** Recorded data follows **
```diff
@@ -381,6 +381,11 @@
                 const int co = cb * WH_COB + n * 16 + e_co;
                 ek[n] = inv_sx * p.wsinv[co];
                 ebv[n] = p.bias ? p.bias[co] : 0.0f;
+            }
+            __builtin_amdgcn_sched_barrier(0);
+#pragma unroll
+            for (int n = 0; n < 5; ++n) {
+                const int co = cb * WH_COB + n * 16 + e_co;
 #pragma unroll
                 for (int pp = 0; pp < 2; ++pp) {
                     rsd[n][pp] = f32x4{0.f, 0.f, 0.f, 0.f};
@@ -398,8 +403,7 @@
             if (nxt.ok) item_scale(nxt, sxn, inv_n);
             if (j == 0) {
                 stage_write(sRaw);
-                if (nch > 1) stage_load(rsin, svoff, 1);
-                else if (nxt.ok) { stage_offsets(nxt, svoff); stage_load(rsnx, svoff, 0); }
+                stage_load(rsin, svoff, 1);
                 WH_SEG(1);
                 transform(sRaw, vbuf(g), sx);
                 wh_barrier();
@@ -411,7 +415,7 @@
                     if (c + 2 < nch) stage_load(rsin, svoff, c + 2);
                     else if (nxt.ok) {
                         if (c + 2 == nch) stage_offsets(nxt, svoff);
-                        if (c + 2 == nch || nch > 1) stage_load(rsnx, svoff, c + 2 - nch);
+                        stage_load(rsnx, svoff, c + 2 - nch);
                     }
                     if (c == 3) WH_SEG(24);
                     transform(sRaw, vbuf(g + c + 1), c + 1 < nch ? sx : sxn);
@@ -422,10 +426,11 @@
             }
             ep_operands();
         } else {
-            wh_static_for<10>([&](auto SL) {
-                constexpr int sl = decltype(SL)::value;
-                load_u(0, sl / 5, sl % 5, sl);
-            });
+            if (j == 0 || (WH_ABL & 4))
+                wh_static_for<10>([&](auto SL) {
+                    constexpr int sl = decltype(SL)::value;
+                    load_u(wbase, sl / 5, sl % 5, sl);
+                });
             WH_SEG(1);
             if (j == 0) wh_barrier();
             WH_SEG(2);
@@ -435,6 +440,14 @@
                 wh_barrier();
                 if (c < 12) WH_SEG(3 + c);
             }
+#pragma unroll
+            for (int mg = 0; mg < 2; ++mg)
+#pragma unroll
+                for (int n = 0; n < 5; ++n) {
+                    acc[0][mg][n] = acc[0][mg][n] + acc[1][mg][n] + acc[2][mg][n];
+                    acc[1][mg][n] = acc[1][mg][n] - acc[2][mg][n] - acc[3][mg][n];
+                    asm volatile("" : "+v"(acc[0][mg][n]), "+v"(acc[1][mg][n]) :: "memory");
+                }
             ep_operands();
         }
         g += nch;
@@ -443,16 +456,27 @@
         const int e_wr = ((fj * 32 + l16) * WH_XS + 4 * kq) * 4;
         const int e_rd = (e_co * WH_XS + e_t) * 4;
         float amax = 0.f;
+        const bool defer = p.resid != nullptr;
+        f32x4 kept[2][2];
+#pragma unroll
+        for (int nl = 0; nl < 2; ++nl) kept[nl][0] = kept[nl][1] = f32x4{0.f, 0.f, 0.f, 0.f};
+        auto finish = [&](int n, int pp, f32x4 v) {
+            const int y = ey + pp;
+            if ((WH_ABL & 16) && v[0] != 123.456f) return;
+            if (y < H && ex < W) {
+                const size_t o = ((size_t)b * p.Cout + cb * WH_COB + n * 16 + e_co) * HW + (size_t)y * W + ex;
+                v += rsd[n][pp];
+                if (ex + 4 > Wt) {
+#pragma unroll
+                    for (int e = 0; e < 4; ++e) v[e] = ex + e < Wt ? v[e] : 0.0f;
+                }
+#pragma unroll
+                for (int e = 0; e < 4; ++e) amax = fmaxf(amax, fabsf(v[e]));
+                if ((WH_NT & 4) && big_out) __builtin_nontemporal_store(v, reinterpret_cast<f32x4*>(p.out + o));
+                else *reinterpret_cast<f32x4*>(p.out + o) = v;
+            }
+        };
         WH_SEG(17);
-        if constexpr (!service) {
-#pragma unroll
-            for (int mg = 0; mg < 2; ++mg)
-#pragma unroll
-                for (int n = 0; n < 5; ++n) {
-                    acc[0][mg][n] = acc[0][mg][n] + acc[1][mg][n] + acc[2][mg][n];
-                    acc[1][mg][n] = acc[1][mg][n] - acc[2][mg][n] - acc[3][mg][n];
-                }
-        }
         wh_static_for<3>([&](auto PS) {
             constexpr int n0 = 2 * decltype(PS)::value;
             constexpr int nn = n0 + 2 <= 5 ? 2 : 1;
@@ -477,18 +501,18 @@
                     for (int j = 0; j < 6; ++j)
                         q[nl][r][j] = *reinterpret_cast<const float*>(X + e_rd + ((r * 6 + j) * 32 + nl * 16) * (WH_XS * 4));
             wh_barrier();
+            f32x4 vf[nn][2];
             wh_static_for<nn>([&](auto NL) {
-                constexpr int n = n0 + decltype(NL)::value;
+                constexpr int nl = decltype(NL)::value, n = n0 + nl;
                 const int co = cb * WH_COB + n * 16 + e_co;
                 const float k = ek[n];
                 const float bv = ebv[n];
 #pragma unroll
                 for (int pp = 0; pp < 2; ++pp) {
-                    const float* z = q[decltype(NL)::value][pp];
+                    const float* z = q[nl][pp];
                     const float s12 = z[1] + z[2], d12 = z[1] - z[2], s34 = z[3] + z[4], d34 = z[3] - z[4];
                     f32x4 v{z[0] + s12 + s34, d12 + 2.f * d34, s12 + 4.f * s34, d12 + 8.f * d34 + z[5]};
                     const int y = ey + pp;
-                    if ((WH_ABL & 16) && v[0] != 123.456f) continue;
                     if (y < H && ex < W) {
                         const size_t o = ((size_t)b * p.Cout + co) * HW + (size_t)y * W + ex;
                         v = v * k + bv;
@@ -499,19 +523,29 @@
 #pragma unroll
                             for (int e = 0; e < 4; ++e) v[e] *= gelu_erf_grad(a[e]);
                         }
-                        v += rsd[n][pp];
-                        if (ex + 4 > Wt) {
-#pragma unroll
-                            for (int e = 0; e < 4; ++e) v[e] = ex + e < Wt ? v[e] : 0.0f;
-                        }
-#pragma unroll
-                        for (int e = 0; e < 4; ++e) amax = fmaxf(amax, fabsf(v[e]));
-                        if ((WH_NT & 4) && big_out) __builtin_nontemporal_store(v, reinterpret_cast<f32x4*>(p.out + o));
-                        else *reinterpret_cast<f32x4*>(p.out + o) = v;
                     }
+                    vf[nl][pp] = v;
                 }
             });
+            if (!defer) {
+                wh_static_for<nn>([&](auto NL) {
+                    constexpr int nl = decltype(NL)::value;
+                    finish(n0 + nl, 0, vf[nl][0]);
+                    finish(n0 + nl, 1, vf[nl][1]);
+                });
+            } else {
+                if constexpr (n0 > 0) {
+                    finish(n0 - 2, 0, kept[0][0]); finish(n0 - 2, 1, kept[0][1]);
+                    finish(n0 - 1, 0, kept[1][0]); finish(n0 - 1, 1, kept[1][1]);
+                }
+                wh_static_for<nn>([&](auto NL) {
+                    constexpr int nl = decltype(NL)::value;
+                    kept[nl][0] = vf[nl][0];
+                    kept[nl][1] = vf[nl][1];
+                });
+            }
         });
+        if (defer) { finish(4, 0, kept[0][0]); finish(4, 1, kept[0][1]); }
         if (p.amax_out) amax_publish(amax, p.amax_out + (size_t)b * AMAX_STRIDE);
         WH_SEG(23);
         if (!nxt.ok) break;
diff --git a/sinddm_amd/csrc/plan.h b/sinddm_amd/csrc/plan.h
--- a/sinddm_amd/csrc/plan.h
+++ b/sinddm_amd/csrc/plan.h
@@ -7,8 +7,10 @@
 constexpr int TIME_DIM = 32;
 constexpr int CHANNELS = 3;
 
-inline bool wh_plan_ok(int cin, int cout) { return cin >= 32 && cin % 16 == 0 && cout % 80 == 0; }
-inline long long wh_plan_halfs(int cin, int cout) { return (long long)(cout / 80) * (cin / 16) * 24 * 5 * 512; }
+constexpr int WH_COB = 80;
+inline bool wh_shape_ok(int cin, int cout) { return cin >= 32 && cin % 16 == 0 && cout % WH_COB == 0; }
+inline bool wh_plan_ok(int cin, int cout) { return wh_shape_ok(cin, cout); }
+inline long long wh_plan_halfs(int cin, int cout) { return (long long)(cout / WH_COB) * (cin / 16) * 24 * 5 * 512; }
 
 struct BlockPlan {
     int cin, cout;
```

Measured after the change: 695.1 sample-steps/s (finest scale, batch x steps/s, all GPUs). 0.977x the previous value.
** End of Recorded data **
** Recorded data follows **
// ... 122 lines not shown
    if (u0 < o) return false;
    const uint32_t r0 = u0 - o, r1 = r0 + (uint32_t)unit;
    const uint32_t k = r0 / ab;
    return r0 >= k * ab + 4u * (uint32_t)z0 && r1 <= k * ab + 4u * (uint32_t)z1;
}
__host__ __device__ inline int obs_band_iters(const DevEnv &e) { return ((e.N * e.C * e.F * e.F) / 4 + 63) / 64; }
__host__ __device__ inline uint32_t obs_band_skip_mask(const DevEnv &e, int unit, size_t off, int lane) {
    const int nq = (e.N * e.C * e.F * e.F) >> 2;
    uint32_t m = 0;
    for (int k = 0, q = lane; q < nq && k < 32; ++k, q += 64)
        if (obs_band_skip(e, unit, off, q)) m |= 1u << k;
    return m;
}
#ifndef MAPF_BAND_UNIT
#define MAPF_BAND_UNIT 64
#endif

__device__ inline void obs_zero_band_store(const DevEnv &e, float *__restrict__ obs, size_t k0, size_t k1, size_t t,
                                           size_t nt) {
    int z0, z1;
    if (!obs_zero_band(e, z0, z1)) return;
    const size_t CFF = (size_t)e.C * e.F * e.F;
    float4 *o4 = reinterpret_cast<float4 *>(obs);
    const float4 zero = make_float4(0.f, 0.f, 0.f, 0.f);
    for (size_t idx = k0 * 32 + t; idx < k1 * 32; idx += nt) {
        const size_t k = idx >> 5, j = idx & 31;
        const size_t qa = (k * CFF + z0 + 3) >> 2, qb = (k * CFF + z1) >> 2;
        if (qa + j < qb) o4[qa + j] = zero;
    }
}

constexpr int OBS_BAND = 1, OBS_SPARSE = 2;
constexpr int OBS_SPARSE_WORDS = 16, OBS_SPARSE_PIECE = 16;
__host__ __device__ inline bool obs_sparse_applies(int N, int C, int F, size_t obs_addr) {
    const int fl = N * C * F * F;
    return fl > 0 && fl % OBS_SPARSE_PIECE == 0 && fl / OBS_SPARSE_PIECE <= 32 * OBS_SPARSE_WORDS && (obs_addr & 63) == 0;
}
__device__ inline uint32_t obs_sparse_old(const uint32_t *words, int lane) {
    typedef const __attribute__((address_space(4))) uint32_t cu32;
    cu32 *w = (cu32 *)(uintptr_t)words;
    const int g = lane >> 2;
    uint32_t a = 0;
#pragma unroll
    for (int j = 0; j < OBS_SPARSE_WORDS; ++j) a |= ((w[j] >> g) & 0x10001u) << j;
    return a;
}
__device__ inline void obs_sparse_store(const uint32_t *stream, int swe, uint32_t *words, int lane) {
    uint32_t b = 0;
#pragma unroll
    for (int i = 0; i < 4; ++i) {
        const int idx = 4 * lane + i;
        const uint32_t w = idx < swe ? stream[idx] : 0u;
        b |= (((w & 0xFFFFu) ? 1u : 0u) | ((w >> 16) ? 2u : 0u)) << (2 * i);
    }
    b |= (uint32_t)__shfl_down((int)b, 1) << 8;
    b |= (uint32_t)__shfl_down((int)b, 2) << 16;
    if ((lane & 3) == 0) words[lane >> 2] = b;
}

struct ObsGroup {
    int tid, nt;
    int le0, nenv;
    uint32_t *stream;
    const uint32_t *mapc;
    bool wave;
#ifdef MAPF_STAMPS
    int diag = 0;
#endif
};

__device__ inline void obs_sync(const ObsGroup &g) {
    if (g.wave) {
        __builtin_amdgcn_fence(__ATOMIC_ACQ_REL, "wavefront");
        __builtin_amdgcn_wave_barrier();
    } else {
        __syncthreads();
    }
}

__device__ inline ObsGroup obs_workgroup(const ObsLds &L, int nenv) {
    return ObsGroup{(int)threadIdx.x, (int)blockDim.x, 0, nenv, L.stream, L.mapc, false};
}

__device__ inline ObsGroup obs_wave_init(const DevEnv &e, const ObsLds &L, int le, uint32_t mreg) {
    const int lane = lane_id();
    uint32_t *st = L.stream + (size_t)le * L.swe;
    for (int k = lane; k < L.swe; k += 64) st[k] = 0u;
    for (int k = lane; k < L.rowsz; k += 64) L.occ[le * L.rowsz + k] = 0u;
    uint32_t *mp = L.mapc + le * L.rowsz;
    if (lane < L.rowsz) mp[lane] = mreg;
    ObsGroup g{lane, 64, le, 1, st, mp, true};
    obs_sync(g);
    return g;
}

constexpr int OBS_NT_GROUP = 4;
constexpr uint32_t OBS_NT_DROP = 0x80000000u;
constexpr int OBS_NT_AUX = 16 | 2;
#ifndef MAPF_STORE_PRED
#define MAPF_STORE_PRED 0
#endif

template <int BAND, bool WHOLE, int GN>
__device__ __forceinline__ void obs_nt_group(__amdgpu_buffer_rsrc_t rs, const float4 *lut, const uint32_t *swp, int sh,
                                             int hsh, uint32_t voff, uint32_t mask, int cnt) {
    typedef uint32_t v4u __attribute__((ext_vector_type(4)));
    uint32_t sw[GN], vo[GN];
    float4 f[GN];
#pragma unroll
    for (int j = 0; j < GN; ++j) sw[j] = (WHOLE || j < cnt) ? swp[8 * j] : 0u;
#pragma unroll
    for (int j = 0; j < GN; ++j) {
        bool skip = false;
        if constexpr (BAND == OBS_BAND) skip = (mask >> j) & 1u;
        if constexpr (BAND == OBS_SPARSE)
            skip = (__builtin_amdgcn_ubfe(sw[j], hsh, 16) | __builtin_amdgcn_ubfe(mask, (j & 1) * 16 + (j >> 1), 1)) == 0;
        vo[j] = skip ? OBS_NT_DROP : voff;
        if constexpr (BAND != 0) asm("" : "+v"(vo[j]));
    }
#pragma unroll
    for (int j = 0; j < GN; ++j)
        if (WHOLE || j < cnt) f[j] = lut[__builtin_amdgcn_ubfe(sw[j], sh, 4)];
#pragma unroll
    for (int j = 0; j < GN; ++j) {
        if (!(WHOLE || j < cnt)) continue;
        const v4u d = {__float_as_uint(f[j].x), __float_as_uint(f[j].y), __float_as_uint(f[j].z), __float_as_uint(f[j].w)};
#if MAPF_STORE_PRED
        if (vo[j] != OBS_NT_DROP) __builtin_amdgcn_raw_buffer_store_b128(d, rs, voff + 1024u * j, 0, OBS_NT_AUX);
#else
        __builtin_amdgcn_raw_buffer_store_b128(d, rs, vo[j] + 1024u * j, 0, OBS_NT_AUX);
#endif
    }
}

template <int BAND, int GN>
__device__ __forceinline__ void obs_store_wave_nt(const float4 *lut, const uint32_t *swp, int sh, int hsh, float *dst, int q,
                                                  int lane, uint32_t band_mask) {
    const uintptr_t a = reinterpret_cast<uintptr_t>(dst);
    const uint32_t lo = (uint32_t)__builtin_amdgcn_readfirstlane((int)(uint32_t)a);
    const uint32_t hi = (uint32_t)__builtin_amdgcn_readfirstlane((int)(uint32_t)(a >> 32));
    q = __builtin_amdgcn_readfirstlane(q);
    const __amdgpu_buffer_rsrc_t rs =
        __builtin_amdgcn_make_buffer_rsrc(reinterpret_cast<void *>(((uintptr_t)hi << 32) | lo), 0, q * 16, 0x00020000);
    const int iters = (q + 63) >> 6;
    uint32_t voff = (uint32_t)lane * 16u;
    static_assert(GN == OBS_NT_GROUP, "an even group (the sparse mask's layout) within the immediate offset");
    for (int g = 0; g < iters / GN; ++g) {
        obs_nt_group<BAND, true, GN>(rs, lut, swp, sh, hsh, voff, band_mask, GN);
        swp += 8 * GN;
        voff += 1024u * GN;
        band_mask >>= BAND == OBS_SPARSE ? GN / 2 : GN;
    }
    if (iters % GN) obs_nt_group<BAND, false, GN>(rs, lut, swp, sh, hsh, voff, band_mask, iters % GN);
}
** End of Recorded data **
■ **The problem**
Could you copy every line from the records that mentions the word "template"?

■ **Your solution**
template <int BAND, bool WHOLE, int GN>
template <int BAND, int GN>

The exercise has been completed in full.